Toby Zinman's night job since 2006 is theater critic for the Inquirer where she reviews New York and London as well as Philadelphia. Her day job: Prize-winning prof at UArts, author of five books about modern and contemporary drama, and doer of scholarly deeds (winner of five NEH grants, Fulbright lecturer at Tel Aviv University, visiting professor in China). She was recently named by American Theatre magazine "one of the twelve most influential critics in America."

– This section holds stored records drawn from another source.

int r3d_pointwise_conv_acc(const float* X, long ldx, const float* W, long M, int K, int Co, const float* scale,
                           const float* shift, int act, float* Out, long ldo, void* stream);
long r3d_pointwise_conv_stats_ws_words(long M, int Co);
int r3d_pointwise_conv_stats(const float* X, long ldx, const float* W, long M, int K, int Co, float* Out, long ldo,
                             float* sums_out , float* ws, void* stream);
int r3d_pointwise_conv_stats2(const float* X, long ldx, const float* W, long M, int K, int Co, float* Out, long ldo,
                              long M_first, float* sums_a , float* sums_b , float* ws, void* stream);
int r3d_pointwise_conv_stats_seg(const float* X, long ldx, const float* W, long M, int K, int Co, float* Out, long ldo,
                                 long rows_a, long rows_b, float* sums_out, float* ws, void* stream);
int r3d_colreduce(const float* part , int chunks, int C, float* sums_out , void* stream);
int r3d_colreduce_seg(const float* part, int count_a, int count_b, int n_seg, int C, float* sums_out , void* stream);
long r3d_colstats_ws_words(long M, int C);
int r3d_colstats(const float* X, long ldx, const float* DY, long lddy, long M, int C, int mode, const float* scale,
                 const float* shift, const float* mean, const float* invstd, int act, float* sums_out ,
                 float* ws, void* stream);
int r3d_bn_fold(const float* sums, double count, int C, const float* gamma, const float* beta, float eps,
                float momentum, float* running_mean , float* running_var , float* mean, float* invstd,
                float* scale, float* shift, float* rec , const int32_t* rec_index_dev , long rec_stride,
                void* stream);
long r3d_colstats_seg_ws_words(long M, int C, long rows_a, long rows_b);
int r3d_colstats_seg(const float* X, long ldx, const float* DY, long lddy, long M, int C, long rows_a, long rows_b, int mode,
                     const float* scale, const float* shift, const float* mean, const float* invstd, long bn_stride, int act,
                     float* sums_out , float* ws, void* stream);
int r3d_bn_fold_seg(const float* sums , int n_seg, double count_a, double count_b, int C, const float* gamma,
                    const float* beta, float eps, float momentum, float* running_mean , float* running_var ,
                    float* mean, float* invstd, float* scale, float* shift, long bn_stride, float* rec ,
                    const int32_t* rec_index_dev , long rec_stride, void* stream);
int r3d_affine_act_seg(const float* Z, long ldz, long M, int C, long rows_a, long rows_b, const float* scale, const float* shift,
                       long bn_stride, int act, float* Y, long ldy, void* stream);
int r3d_bn_bwd_apply_seg(const float* Z, long ldz, const float* DY, long lddy, long M, int C, long rows_a, long rows_b,
                         const float* scale, const float* shift, const float* mean, const float* invstd, long bn_stride, int act,
                         const float* sums , double count_a, double count_b, float* DZ, long lddz, void* stream);
int r3d_bn_running_update(const float* rec, int n_records, long rec_stride, int C, float momentum,
                          const float* bias , float* running_mean,
                          float* running_var, void* stream);
int r3d_affine_act(const float* Z, long ldz, long M, int C, const float* scale, const float* shift, int act, float* Y,
                   long ldy, void* stream);
int r3d_bn_bwd_apply(const float* Z, long ldz, const float* DY, long lddy, long M, int C, const float* scale,
                     const float* shift, const float* mean, const float* invstd, int act, const float* sums,
                     double count, float* DZ, long lddz, void* stream);
long r3d_gemm_tn_ws_words(long M, int Ca, int Cb);
int r3d_gemm_tn(const float* A, long lda, const float* B, long ldb, long M, int Ca, int Cb, float alpha, float* out,
                int accumulate, float* ws, void* stream);
int r3d_add_cols(const float* src, long ld_src, float* dst, long ld_dst, long M, int C, void* stream);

Wendy Rosenfield has written freelance features and theater reviews for The Inquirer since 2006. She was theater critic for the Philadelphia Weekly from 1995 to 2001, after which she enjoyed a five-year baby-raising sabbatical. She serves on the board of the American Theatre Critics Association, was a participant in the Bennington Writer's Workshop, a 2008 NEA/USC Fellow in Theater and Musical Theater, and twice was guest critic for the Kennedy Center American College Theater Festival's Region II National Critics Institute. She received her B.A. from Bennington College and her M.L.A. from the University of Pennsylvania. She also is a fiction writer, was proofreader to a swami, publications editor for the Women's International League for Peace and Freedom, and spends all her free time working out and driving people places. Follow her on Twitter @WendyRosenfield.

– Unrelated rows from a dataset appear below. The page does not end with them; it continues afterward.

# pansanity666/TransHuman

Measured on AMD Instinct MI355X. Metric: rays/sec (512x512, 64 samples/ray), higher is better.
Workload: dtype f32 (fp16 hi/lo x3 MFMA emulation)

## Files before the change

transhuman_amd/csrc/k_mlp_fused8_kernel.h:

```cpp
#pragma once
#include "k_mlp_fused_kernel.h"

typedef float f8_f4 __attribute__((ext_vector_type(4)));
typedef short f8_s4 __attribute__((ext_vector_type(4)));
typedef short f8_s8 __attribute__((ext_vector_type(8)));

#define F8_THREADS 512
#define F8_PART_FLOATS (3 * 8 * 32)
#define F8_PSTR 12
#define F8_MISC_FLOATS (F8_PSTR * 32 + F8_PART_FLOATS + 32 + 8)
#define F8_LDS_BYTES (ABUF_BYTES + MBUF_BYTES + F8_MISC_FLOATS * 4)
static_assert(F8_LDS_BYTES <= 163840, "the 8-wave tile must fit the CU's LDS");

#define F8_MFMA(A, B, C) __builtin_amdgcn_mfma_f32_16x16x32_f16((A), (B), (C), 0, 0, 0)

template <int CT>
__device__ __forceinline__ void f8_load_w(const uint4* __restrict__ wl, int t, uint4 (&w)[CT][2]) {
    const uint4* p = wl + (long long)t * (CT * 2 * 64);
#pragma unroll
    for (int c = 0; c < CT; ++c) {
        w[c][0] = p[(c * 2 + 0) * 64];
        w[c][1] = p[(c * 2 + 1) * 64];
    }
}
#define F8_WSLICE(L, wave, ct) ((L).w + (long long)(wave) * (L).KB * ((ct) * 2 * 64))

template <int NR, int ROWSTEP, bool PERM>
__device__ __forceinline__ void f8_load_x(const char* __restrict__ ahi, const char* __restrict__ alo, int aoff, int t,
                                          h8 (&xh)[NR], h8 (&xl)[NR]) {
    const int ko = (PERM ? 32 : 64) * t;
#pragma unroll
    for (int r = 0; r < NR; ++r) {
        xh[r] = *reinterpret_cast<const h8*>(ahi + r * ROWSTEP + aoff + ko);
        xl[r] = *reinterpret_cast<const h8*>(alo + r * ROWSTEP + aoff + ko);
    }
}
template <bool PERM>
__device__ __forceinline__ int f8_aoff(int lane, int str) {
    const int l = lane & 15, g = lane >> 4;
    return PERM ? l * str + 16 * (g >> 1) + 256 * (g & 1) : l * str + 16 * g;
}

template <int CT, int RT, int NR, int R0, bool FIRST>
__device__ __forceinline__ void f8_mfma_half(const uint4 (&w)[CT][2], const h8 (&xh)[NR], const h8 (&xl)[NR], f8_f4 (&acc)[CT][RT]) {
    const f8_f4 zero = {0.f, 0.f, 0.f, 0.f};
#pragma unroll
    for (int c = 0; c < CT; ++c)
#pragma unroll
        for (int r = 0; r < NR; ++r)
            acc[c][R0 + r] = F8_MFMA(*reinterpret_cast<const h8*>(&w[c][1]), xh[r], FIRST ? zero : acc[c][R0 + r]);
#pragma unroll
    for (int c = 0; c < CT; ++c)
#pragma unroll
        for (int r = 0; r < NR; ++r) acc[c][R0 + r] = F8_MFMA(*reinterpret_cast<const h8*>(&w[c][0]), xl[r], acc[c][R0 + r]);
#pragma unroll
    for (int c = 0; c < CT; ++c)
#pragma unroll
        for (int r = 0; r < NR; ++r) acc[c][R0 + r] = F8_MFMA(*reinterpret_cast<const h8*>(&w[c][0]), xh[r], acc[c][R0 + r]);
}

template <int NMEM, int NMF>
__device__ __forceinline__ void f8_interleave() {
    constexpr int NP = NMEM < NMF ? NMEM : NMF;
#pragma unroll
    for (int q = 0; q < NP; ++q) {
        __builtin_amdgcn_sched_group_barrier(0x008, 1, 0);
        __builtin_amdgcn_sched_group_barrier(0x120, 1, 0);
    }
    if constexpr (NMF > NP) __builtin_amdgcn_sched_group_barrier(0x008, NMF - NP, 0);
    if constexpr (NMEM > NP) __builtin_amdgcn_sched_group_barrier(0x120, NMEM - NP, 0);
    FM_SB();
}
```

Jim Rutter has reviewed theater for The Inquirer since September, 2011. Since 2006, he covered dance, theater and opera for the Broad Street Review, and has also written for many suburban newspapers, including The Main Line Times. In 2009, the National Endowment for the Arts awarded him a Fellowship in Arts Journalism. Thames & Hudson released his updated and revised version of Ballet and Modern Dance in June, 2012. From 1998 to 2005, he taught philosophy and logic at Drexel, and then Widener University. He also coaches Olympic Weightlifting for Liberty Barbell, and has competed at the national level in that sport since 2001.

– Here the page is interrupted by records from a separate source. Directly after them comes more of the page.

@@ -778,6 +833,24 @@
             if constexpr (sizeof(T) == 2) emit_row(m, nullptr, nullptr, x, ok, soff_b(half, it));
             else emit_row(m, plane_row(p.xh, half, it) + lane_off_st, plane_row(p.xl, half, it) + lane_off_st, x, ok);
           }
+        } else if (PBUF) {
+          if constexpr (PBUF) {
+            const bool wl = pw_st.tok >= pthr;
+            const f32x4 x = val + pe[half][it];
+            const uint2 oh = pack4<T>(x);
+            const uint2 ol = pack4<T>(x - unpack4<T>(oh));
+            float ssum, qsum;
+            quad_stats(x, ssum, qsum);
+            const unsigned so = pw_st.dx * rowb, vo = wl ? pv1 : pv0;
+            __builtin_amdgcn_raw_buffer_store_b64(u32x2_t{oh.x, oh.y}, rs_h, vo, so, 0);
+            __builtin_amdgcn_raw_buffer_store_b64(u32x2_t{ol.x, ol.y}, rs_l, vo, so, 0);
+            ssum = row16_sum(ssum);
+            qsum = row16_sum(qsum);
+            if (c == 0)
+              __builtin_amdgcn_raw_buffer_store_b64(u32x2_t{__builtin_bit_cast(unsigned, ssum), __builtin_bit_cast(unsigned, qsum)}, rs_s,
+                                                    wl ? ps1 : ps0, pw_st.dx * srowb, 0);
+            pw_st.step(np, q4, r4);
+          }
         } else if (EPI == MK_EPI_PATCH) {
           const int mc = ok ? m : 0;
           const int img = mc / p.npatch, tok = mc - img * p.npatch;
@@ -812,6 +885,19 @@
       drain(0, 8, 16);
       preload(1, 8, 16);
       stageq(1, 0);
+      drain(1, 0, 8);
+      stageq(1, 1);
+      drain(1, 8, 16);
+    } else if (PBUF) {
+      pos_preload(0, 0, 8);
+      stageq(0, 0);
+      pos_preload(0, 8, 16);
+      drain(0, 0, 8);
+      stageq(0, 1);
+      pos_preload(1, 0, 8);
+      drain(0, 8, 16);
+      stageq(1, 0);
+      pos_preload(1, 8, 16);
       drain(1, 0, 8);
       stageq(1, 1);
       drain(1, 8, 16);
@@ -833,14 +919,15 @@
 template <typename T, int KIND, bool CONV = false, int BN = 256>
 __device__ __forceinline__ void epilogue_lds(const GemmParams& p, f32x4 (&acc)[8][4], char* wl0, char* wl1, int m0, int n0, int wm,
                                              int wn, int lane, int g, const float2* lnp = nullptr) {
-  if constexpr (KIND == 2 || KIND == 3) {
+  if constexpr (KIND == 4) {
+    const bool interior = m0 + 256 <= p.M && n0 + BN <= p.N;
+    if (interior) epilogue_lds_impl<T, MK_EPI_PATCH, MK_ACT_NONE, true, false, true>(p, acc, wl0, wl1, m0, n0, wm, wn, lane, g);
+    else epilogue_impl<T, 8, MK_EPI_PATCH, MK_ACT_NONE, true, false, true>(p, acc, m0, n0, wm, wn, lane, g);
+  } else if constexpr (KIND == 2 || KIND == 3) {
     const bool interior = m0 + 256 <= p.M && n0 + BN <= p.N;
     if (KIND == 3) {
       if (interior) epilogue_lds_impl<T, MK_EPI_LS_RESIDUAL, MK_ACT_NONE, true, false, true, true>(p, acc, wl0, wl1, m0, n0, wm, wn, lane, g, lnp);
       else epilogue_impl<T, 8, MK_EPI_LS_RESIDUAL, MK_ACT_NONE, true, false, true>(p, acc, m0, n0, wm, wn, lane, g);
-    } else if (p.epi == MK_EPI_PATCH) {
-      if (interior) epilogue_lds_impl<T, MK_EPI_PATCH, MK_ACT_NONE, true, false, true>(p, acc, wl0, wl1, m0, n0, wm, wn, lane, g);
-      else epilogue_impl<T, 8, MK_EPI_PATCH, MK_ACT_NONE, true, false, true>(p, acc, m0, n0, wm, wn, lane, g);
     } else {
       if (interior) epilogue_lds_impl<T, MK_EPI_LS_RESIDUAL, MK_ACT_NONE, true, false, true, false>(p, acc, wl0, wl1, m0, n0, wm, wn, lane, g, lnp);
       else epilogue_impl<T, 8, MK_EPI_LS_RESIDUAL, MK_ACT_NONE, true, false, true>(p, acc, m0, n0, wm, wn, lane, g);
diff --git a/mickey_amd/csrc/mk_gemm_pp64.hip b/mickey_amd/csrc/mk_gemm_pp64.hip
--- a/mickey_amd/csrc/mk_gemm_pp64.hip
+++ b/mickey_amd/csrc/mk_gemm_pp64.hip
@@ -420,6 +420,7 @@
 template <typename T>
 int launch_dense(const GemmParams& p, int groups, hipStream_t st, int band_m) {
   if (p.xh && p.epi == MK_EPI_LS_RESIDUAL && p.out_f32) return launch_k<T, A_DENSE, 3>(p, groups, st, band_m);
+  if (p.xh && p.epi == MK_EPI_PATCH) return launch_k<T, A_DENSE, 4>(p, groups, st, band_m);
   if (p.xh) return launch_k<T, A_DENSE, 2>(p, groups, st, band_m);
   if (p.ln_stats) return launch_k<T, A_DENSE, 1>(p, groups, st, band_m);
   return launch_k<T, A_DENSE, 0>(p, groups, st, band_m);
diff --git a/mickey_amd/csrc/mk_norm.hip b/mickey_amd/csrc/mk_norm.hip
--- a/mickey_amd/csrc/mk_norm.hip
+++ b/mickey_amd/csrc/mk_norm.hip
@@ -314,31 +314,67 @@
   }
 }
 
-template <typename T>
+constexpr int IM2_P = 16, IM2_LD = 656;
+template <typename T, int VL>
 __global__ __launch_bounds__(256) void im2col14_kernel(const float* __restrict__ img, long long stride_img,
                                                        long long stride_ch, int stride_row, int nimg, int gh, int gw,
-                                                       T* __restrict__ out, int ldo) {
-  const int cols4 = ldo >> 2;
-  const long long total = (long long)nimg * gh * gw * cols4;
-  for (long long i = blockIdx.x * (long long)blockDim.x + threadIdx.x; i < total; i += (long long)gridDim.x * blockDim.x) {
-    const int c4 = (int)(i % cols4);
-    const long long m = i / cols4;
-    const int pc = (int)(m % gw);
-    const int pr = (int)((m / gw) % gh);
-    const int im = (int)(m / ((long long)gw * gh));
-    typename Lp<T>::V4 o;
-#pragma unroll
-    for (int e = 0; e < 4; ++e) {
-      const int k = c4 * 4 + e;
-      float v = 0.f;
-      if (k < 588) {
-        const int ch = k / 196, rem = k - ch * 196, dy = rem / 14, dx = rem - dy * 14;
-        v = img[im * stride_img + ch * stride_ch + (long long)(pr * 14 + dy) * stride_row + pc * 14 + dx];
-      }
-      o[e] = (T)v;
-    }
-    *(typename Lp<T>::V4*)(out + m * ldo + c4 * 4) = o;
-  }
+                                                       T* __restrict__ out, int ldo, int pchunk, int nchunk) {
+  constexpr int E = 16 / (int)sizeof(T);
+  typedef T TV __attribute__((ext_vector_type(VL)));
+  typedef float FV __attribute__((ext_vector_type(VL)));
+  typedef T T16 __attribute__((ext_vector_type(E)));
+  __shared__ __attribute__((aligned(16))) T tile[IM2_P * IM2_LD];
+  const int tid = threadIdx.x;
+  int b = blockIdx.x;
+  const int ck = b % nchunk;
+  b /= nchunk;
+  const int pr = b % gh, im = b / gh;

Merilyn Jackson regularly writes on dance for The Inquirer and other publications. She specializes in the arts, literature, food, travel, and Eastern European culture and politics. In 2001, she was dance critic in residence at the Festival of Contemporary Dance in Bytom, Poland; in 2005, she received an NEA Critics’ Fellowship to Duke University’s Institute for Dance Criticism. She likes to say that dance was her first love but that when she discovered writing she began to cheat on dance. Now that she writes about dance, she’s made an honest woman of herself, although she also writes poetry.